Ahhhh yes. The good ole days!


----------



## indigosmoke (Sep 1, 2009)

These guys:















After reading LOTR my senior year in high school (back in the mists of time) I took up the pipe for a while. I picked it back up a few years ago and haven't looked back. Still nothing like smoking a pipe and reading a favorite scene.

_"Gandalf and Pippin came to Merry's room, and there they found Aragorn standing by the bed. "Poor old Merry!" cried Pippin, and he ran to the bedside, for it seemed to him that his friend looked worse, and a greyness was in his face, as if a weight of years of sorrow lay on him; and suddenly a fear seized Pippin that Merry would die.
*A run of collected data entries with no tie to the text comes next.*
struct GemmDesc {
    const float* A; int lda;
    const float* B; int ldb;
    const float* bias;
    float* C; int ldc;
    int M, N, K;
    int relu;
    int im2col; int H, W, Cin;
    int convt; int Cout;
    int batch; int64_t strideA, strideB, strideBias, strideC;
    int nfast = 0, nx = 0, ny = 0;
    const uint16_t* Bsplit = nullptr; int64_t strideBsplit = 0;
};
void gemm(const GemmDesc& d, hipStream_t s);
void conv_direct(const float* x, int n, int h, int w, int cin, const float* wt, const float* bias, int kh, int kw,
                 int cout, int relu, float* y, hipStream_t s);
void dwconv3x3(const float* x, int n, int h, int w, int c, const float* wt, const float* bias, int relu, float* y,
               hipStream_t s);
bool dwpw_fused_supported(int cin, int cout);
void dwpw_fused(const float* x, int n, int h, int w, int cin, const float* wdw, const float* bdw, int relu_dw, int cout,
                const float* wpw, const float* bpw, int relu_pw, float* y, hipStream_t s);
bool dwconv3x3_cat(const float* skip, int n, int h, int w, int cs, const float* up, int uh, int uw, int cu, const float* wt,
                   const float* bias, int relu, float* y, hipStream_t s);
struct DoubleConvArgs {
    const float* skip;
    const float* x1;
    const float *wt, *bt;
    const float *wd1, *bd1;
    const float *wp1, *bp1;
    const float *wd2, *bd2;
    const float *wp2, *bp2;
    const float *wf, *bf;
    float* y;
    float* ypool;
    int n, h, w, h1, w1;
    int relu_d1, relu_p1, relu_d2, relu_p2, sigmoid;
    int tiles_x, tiles_y;
    const float* tape = nullptr;
    int tape_len = 0;
    const float* rtape = nullptr;
    int rtape_len = 0;
};
struct StreamWeights {
    const float *wt, *bt, *wd1, *bd1, *wp1, *bp1, *wd2, *bd2, *wp2, *bp2, *wf, *bf;
};
bool double_conv_fused(const DoubleConvArgs& a, int cs, int cx, int cmid, int cout, bool pool, bool final_conv,
                       bool launch, hipStream_t s, bool* on_mfma = nullptr, int* path = nullptr);
bool double_conv_stream(const DoubleConvArgs& a, int cs, int cx, int cmid, int cout, bool pool, bool final_conv, bool launch, hipStream_t s,
                        const StreamWeights* hw = nullptr, std::vector<float>* tape_out = nullptr, int* tape_len = nullptr);
bool double_conv_rows(const DoubleConvArgs& a, int cs, int cx, int cmid, int cout, bool pool, bool final_conv, bool launch, hipStream_t s,
                      const StreamWeights* hw = nullptr, std::vector<float>* tape_out = nullptr, int* tape_len = nullptr);
bool double_conv_rows_takes(const DoubleConvArgs& a, int cx);
void maxpool(const float* x, int n, int h, int w, int c, int kh, int kw, float* y, hipStream_t s);
void avgpool(const float* x, int n, int h, int w, int c, int kh, int kw, float* y, hipStream_t s);
void padcat(const float* skip, int n, int sh, int sw, int cs, const float* x, int h, int w, int cx, float* y,
            hipStream_t s);
void sigmoid(const float* x, float* y, int64_t count, hipStream_t s);
void conv1x1_cout1(const float* x, int64_t pixels, int cin, const float* wt, const float* bias, int relu, int do_sigmoid,
                   float* y, hipStream_t s);
void to_seq(const float* x, int n, int w, int c, float* y, hipStream_t s);
void gru_gates(const float* gx, const float* gh, float* h, float* y, int T, int N, int H, int step, hipStream_t s);
bool log_softmax_argmax(const float* logits, int64_t rows, int c, const uint8_t* d_excluded ,
                        float* logp, int32_t* labels, hipStream_t s, float* maxlp = nullptr);
void to_seq_packed(const float* x, int n, int T, int c, const int32_t* d_pos, const int32_t* d_off, float* y,
                   hipStream_t s);
void gru_gates_packed(const float* gx, const float* gh, float* h, float* y, const int32_t* d_Tm, const int32_t* d_off,
                      int64_t R, int Mcap, int active, int H, int step, hipStream_t s);
bool gru_step_fused(const float* gx, const float* wh, const float* bh, const float* hT_in, float* hT_out, float* y,
                    const int32_t* d_Tm, const int32_t* d_off, int64_t R, int Mcap, int active, int H, int step,
                    hipStream_t s);
size_t gru_persistent_sync_words(int M);
size_t gru_persistent_exchange_bytes(const int32_t* h_Tm, int M, int H);
bool gru_persistent_supported(const int32_t* h_Tm, int M, int Tmax, int64_t R, int H);
bool gru_tile_plan(const int32_t* h_Tm, int M, int H, int* ncl, int* waves, int16_t* tiles );
hipError_t gru_persistent_prepare(float* hx, const int32_t* h_Tm, int M, int H, hipStream_t s);
bool gru_persistent(const float* gx, const float* wh, const float* bh, float* y, float* hx, const int32_t* d_Tm, const int32_t* d_off,
                    const int32_t* h_Tm, int64_t R, int M, int Tmax, int H, uint32_t* d_sync, hipStream_t s);
bool gru_general_tile_plan(const int32_t* h_Tm, int M, int Tmax, int H, int cap, int* ncl, int16_t* tiles , int kernel );
size_t gru_split_exchange_bytes(const int32_t* h_Tm, int M, int H, int np);
bool gru_split_supported(const int32_t* h_Tm, int M, int Tmax, int64_t R, int H, int np);
hipError_t gru_split_prepare(uint16_t* hx, const int32_t* h_Tm, int M, int H, int np, hipStream_t s);
bool gru_persistent_split(const float* gx, const float* wh, const float* bh, float* y, uint16_t* hx, const int32_t* d_Tm, const int32_t* d_off,
                          const int32_t* h_Tm, int64_t R, int M, int Tmax, int H, int np, uint32_t* d_sync, hipStream_t s);
void ctc_collapse_packed(const int32_t* labels, const int32_t* d_Tm, const int32_t* d_off, int M, int Tmax,
                         uint32_t* out_labels, uint32_t* out_pos, int32_t* out_count, hipStream_t s);
void ctc_collapse_scored_packed(const int32_t* labels, const float* maxlp, const int32_t* d_Tm, const int32_t* d_off, int M,
                                int Tmax, uint32_t* out_labels, uint32_t* out_pos, float* out_logp, int32_t* out_count,
                                double* out_score, hipStream_t s);
void argmax_rows(const float* x, int64_t rows, int c, const uint8_t* d_excluded, int32_t* labels, hipStream_t s);
bool ctc_beam_supported(int C, int width);
size_t ctc_beam_arena_entries(int Tmax, int width);
bool ctc_beam_packed(const float* logp, const int32_t* d_Tm, const int32_t* d_off, int M, int Tmax, int C, int width,
                     const uint8_t* d_excluded, int2* d_nodes, int2* d_posn, uint32_t* out_labels, uint32_t* out_pos,
                     int32_t* out_count, hipStream_t s, double* out_score = nullptr, float* out_logp = nullptr);
void ctc_collapse(const int32_t* labels, int T, int N, uint32_t* out_labels, uint32_t* out_pos, int32_t* out_count,
                  hipStream_t s);
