static int ext_build_flat(bwams_batch *b, StageState *s, const ExtArgs &A, const int32_t *list, int64_t n, int64_t tot[6]) {
    hipStream_t st = b->stream;
    const int64_t n1 = n + 1;
    BWAMS_HIP(s->ext.ewide.ensure((size_t)n1 * 6 * 8)); BWAMS_HIP(s->ext.eoffs.ensure((size_t)n1 * 6 * 8));
    launch_ext_widen(A, list, n, s->ext.ewide.as<int64_t>(), st);
    int rc = scan_rows(b, s->ext.ewide.as<int64_t>(), s->ext.eoffs.as<int64_t>(), 6, n1);
    if (rc) return rc;
    for (int r = 0; r < 6; ++r) BWAMS_HIP(hipMemcpyAsync(&tot[r], s->ext.eoffs.as<int64_t>() + r * n1 + n, 8, hipMemcpyDeviceToHost, st));
    BWAMS_HIP(hipStreamSynchronize(st));
    for (int r : {1, 2, 4, 5})
        if (tot[r] >= ((int64_t)1 << 31)) {
            set_last_error("extension task buffers exceed the 31-bit offsets of SeqPair; use smaller chunks");
            return BWAMS_ERR_CAPACITY;
        }
    s->ext.n_left = tot[0]; s->ext.lqer_b = tot[1]; s->ext.lref_b = tot[2];
    s->ext.n_right = tot[3]; s->ext.rqer_b = tot[4]; s->ext.rref_b = tot[5];
    BWAMS_HIP(s->ext.lpairs.ensure_n((size_t)(tot[0] + 1))); BWAMS_HIP(s->ext.rpairs.ensure_n((size_t)(tot[3] + 1)));
    const int64_t mx = tot[0] > tot[3] ? tot[0] : tot[3];
    BWAMS_HIP(s->ext.retry.ensure_n((size_t)(mx + 1)));
    s->ext.tasks_inplace = false;
    BWAMS_HIP(s->ext.lqer.ensure_n((size_t)tot[1] + 64)); BWAMS_HIP(s->ext.lref.ensure_n((size_t)tot[2] + 64));
    BWAMS_HIP(s->ext.rqer.ensure_n((size_t)tot[4] + 64)); BWAMS_HIP(s->ext.rref.ensure_n((size_t)tot[5] + 64));
    if (tot[0] + tot[3] > 0)
        launch_ext_build(A, list, n, s->ext.eoffs.as<int64_t>(), s->ext.lpairs.p, s->ext.lref.p, s->ext.lqer.p, s->ext.rpairs.p, s->ext.rref.p,
                         s->ext.rqer.p, nullptr, nullptr, st);
    return BWAMS_OK;
}

static int ext_build_round(bwams_batch *b, StageState *s, const ExtArgs &A, int64_t n_req, int64_t n_l, int64_t n_r, bool inplace) {
    if (!inplace) {
        int64_t tot[6] = {0, 0, 0, 0, 0, 0};
        if (int rc = ext_build_flat(b, s, A, A.req_list, n_req, tot)) return rc;
        if (tot[0] != n_l || tot[3] != n_r) {
            set_last_error("bwams_extend_run: the request list and its task counters disagree");
            return BWAMS_ERR_DEVICE;
        }
        return BWAMS_OK;
    }
    s->ext.n_left = n_l; s->ext.n_right = n_r;
    s->ext.lqer_b = s->ext.lref_b = s->ext.rqer_b = s->ext.rref_b = 0;
    BWAMS_HIP(s->ext.lpairs.ensure_n((size_t)(n_l + 1))); BWAMS_HIP(s->ext.rpairs.ensure_n((size_t)(n_r + 1)));
    const int64_t mx = n_l > n_r ? n_l : n_r;
    BWAMS_HIP(s->ext.retry.ensure_n((size_t)(mx + 1)));
    s->ext.tasks_inplace = true;
    BWAMS_HIP(s->ext.lsrc.ensure((size_t)(n_l + 1) * 16)); BWAMS_HIP(s->ext.rsrc.ensure((size_t)(n_r + 1) * 16));
    if (n_l + n_r > 0) launch_ext_build(A, A.req_list, n_req, nullptr, s->ext.lpairs.p, nullptr, nullptr, s->ext.rpairs.p,
                         nullptr, nullptr, s->ext.lsrc.as<int64_t>(), s->ext.rsrc.as<int64_t>(), b->stream);
    return BWAMS_OK;
}
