#define COARSE_WAVES 16
__global__ void __launch_bounds__(64 * COARSE_WAVES)
k_bin_coarse(const int4 *__restrict__ boxes, int64_t S, int nsx, int nsy, int *__restrict__ sup_cnt,
             int64_t *__restrict__ sup_off, unsigned long long *cursor, int *__restrict__ clist,
             int64_t capacity, int *overflow) {
    __shared__ int wcnt[COARSE_WAVES];
    __shared__ long long base_s;
    const int st = blockIdx.x;
    const int per_band = nsx * nsy;
    const int b = st / per_band;
    const int t = st - b * per_band;
    const int sy = t / nsx, sx = t - sy * nsx;
    const int X0 = sx * SUPER_W, X1 = X0 + SUPER_W, Y0 = sy * SUPER_H, Y1 = Y0 + SUPER_H;
    const int4 *bx = boxes + (int64_t)b * S;
    const int wave = threadIdx.x >> 6, lane = threadIdx.x & 63;
    const int64_t per = ((S + 64 * COARSE_WAVES - 1) / (64 * COARSE_WAVES)) * 64;
    const int64_t lo = per * wave, hi = (lo + per < S) ? lo + per : S;
    int count = 0;
    for (int64_t s0 = lo; s0 < hi; s0 += 64) {
        int64_t s = s0 + lane;
        bool hit = (s < hi) && box_hits(bx[s], X0, X1, Y0, Y1);
        count += __popcll(__ballot(hit));
    }
    if (lane == 0) wcnt[wave] = count;
    __syncthreads();
    if (threadIdx.x == 0) {
        int tot = 0;
        for (int w = 0; w < COARSE_WAVES; w++) tot += wcnt[w];
// ... 6 lines not shown
    int64_t at0 = base_s;
    for (int w = 0; w < wave; w++) at0 += wcnt[w];
    int run = 0;
    for (int64_t s0 = lo; s0 < hi; s0 += 64) {
        int64_t s = s0 + lane;
        bool hit = (s < hi) && box_hits(bx[s], X0, X1, Y0, Y1);
        unsigned long long m = __ballot(hit);
        if (hit) {
            int64_t at = at0 + run + __popcll(m & ((1ull << lane) - 1ull));
            if (at < capacity) clist[at] = (int)s; else *overflow = 1;
        }
        run += __popcll(m);
    }
}

#define BIN_CH 1024

template <bool FUSED, int FINE_WAVES >
__global__ void __launch_bounds__(64 * FINE_WAVES)
k_bin_fine_blk(const int4 *__restrict__ boxes, const int *__restrict__ kind, int64_t S, int ntx, int nty, int TH,
               int TW, int nsx, int nsy, const int *__restrict__ sup_cnt, const int64_t *__restrict__ sup_off,
               const int *__restrict__ clist, int64_t ccap, int *__restrict__ tile_cnt, int *__restrict__ tile_nstar,
               int *__restrict__ tile_work, int64_t *__restrict__ tile_off, unsigned long long *cursor,
               int *__restrict__ lists, int64_t capacity, int *overflow, int *coarse_overflow) {
    constexpr int BIN_TPW = 32 / FINE_WAVES;
    __shared__ int4 sbox[BIN_CH];
    __shared__ int skind[BIN_CH];
    __shared__ int sid[BIN_CH];
    __shared__ int stcnt[FINE_WAVES * BIN_TPW], stoff[FINE_WAVES * BIN_TPW];
    __shared__ long long sbase;
    const int st = blockIdx.x;
    const int per_band_s = nsx * nsy;
    const int b = st / per_band_s;
    const int t = st - b * per_band_s;
    const int sy = t / nsx, sx = t - sy * nsx;
    const int wave = threadIdx.x >> 6, lane = threadIdx.x & 63;
    const int tpx = SUPER_W / TW, tpy = SUPER_H / TH;
    const int4 *bx = boxes + (int64_t)b * S;
    const int *kd = kind + (int64_t)b * S;
    int n = 0;
    int64_t coff = 0;
    if (FUSED) {
        __shared__ int wcnt[FINE_WAVES];
        const int SX0 = sx * SUPER_W, SX1 = SX0 + SUPER_W, SY0 = sy * SUPER_H, SY1 = SY0 + SUPER_H;
        const int64_t per = ((S + 64 * FINE_WAVES - 1) / (64 * FINE_WAVES)) * 64;
        const int64_t lo = per * wave, hi = (lo + per < S) ? lo + per : S;
        constexpr int SCAN_U = 8;
// ... 111 lines not shown
                const int tl = wave + FINE_WAVES * j;
                if (tl >= tpx * tpy) continue;
                base[j] = sbase + stoff[tl];
                const int tx = sx * tpx + (tl % tpx), ty = sy * tpy + (tl / tpx);
                if (tx >= ntx || ty >= nty) continue;
                const int tile = (b * nty + ty) * ntx + tx;
                int w = work[j];
                for (int o = 32; o > 0; o >>= 1) w += __shfl_down(w, o);
                if (lane == 0) {
                    tile_cnt[tile] = cnt[j];
                    tile_nstar[tile] = nst[j];
                    tile_work[tile] = w;
                    tile_off[tile] = base[j];
                }
            }
        }
    }
}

'Do not be afraid,' said Aragorn. 'I came in time, and I have called him back. He is weary now, and grieved, and he has taken a hurt like the Lady Eowyn, daring to smite that deadly thing. But these evils can be amended, so strong and gay a spirit is in him. His grief he will not forget; but it will not darken his heart, it will teach him wisdom.'

Then Aragorn laid his hand on Merry's head, and passing his hand gently through the brown curls, he touched the eye lids, and called him by name. And when the fragrance of athelas stole through the room, like the scent of orchards, and of heather in the sunshine full of bees, Merry awoke, and he said:

'I am hungry. What is the time?'

'Past supper-time now,' said Pippin; 'Though I daresay I could bring you something, if they will let me.'

'They will indeed,' said Gandalf. 'And anything else that this Rider of Rohan may desire, if it can be found in Minas Tirith, where his name is in honour.'

'Good!' said Merry. "Then I would like supper first, and after that a pipe.' At that his face clouded. 'No, not a pipe. I don't think I'll smoke again.'

'Why not?' said Pippin.

'Well,' answered Merry slowly. 'He is dead. It has brought it all back to me. He said he was sorry he had never had a chance of talking herb-lore with me. Almost the last thing he ever said. I shan't ever be able to smoke again without thinking of him, and that day, Pippin, when he rode up to Isengard and was so polite.'

'Smoke then, and think of him!' said Aragorn. 'For he was a gentle heart, and a great king and kept his oaths; and he rose out of the shadows to a fair last morning. Though your service to him was brief, it should be a memory glad and honorable to the end of your days.'

Merry smiled. 'Well then,' he said. 'If Strider will provide what is needed, I will smoke and think.'_

Some can read scenes like that and not want to smoke a pipe, but not me!


----------



## Chris0673 (Aug 20, 2012)

indigosmoke said:


> These guys:
> 
> View attachment 44833
> View attachment 44834
> ...


**looks up from lighting his pipe**

I'm sorry...what? :mrgreen:p


----------



## steinr1 (Oct 22, 2010)

I'd been a cigarette and cigar smoker for quite a few years when I started University. Pipes seemed to be the "Collegiate" thing and I took to it like a duck to water. I think I've still got all my pipes from that time, albeit a couple of them have modified stems due to breakage. I haven't snapped a stem since. About 15 or so years of smoking Edgeworth Sliced followed, together with copious cigarettes and cigars. I was still smoking about 60 Players Plain a day. I decided to give up from one day to the next (which was actually a doddle - not necessarily a popular view...) and didn't smoke again for about seven or eight years. On "National No Smoking Day" one year I decided to ostentatiously smoke a cigar. Lovely. Once a nicotine addict, always a nicotine addict. A couple of years later I took up the pipe again to smoke the last pouch of Edgeworth Sliced I had from the old days. It was bloody good. Little did I know that it was pretty much the last pouch in England. Roll on a few years more and here we are. Still missing the Edgeworth...


----------



## freestoke (Feb 13, 2011)

I started at the top, so to speak, in Mincer's Pipe Shop, which is no longer there. The year 1961, my first year at UVa, is interesting, because it's the same year upside down. Certainly an interesting year for me!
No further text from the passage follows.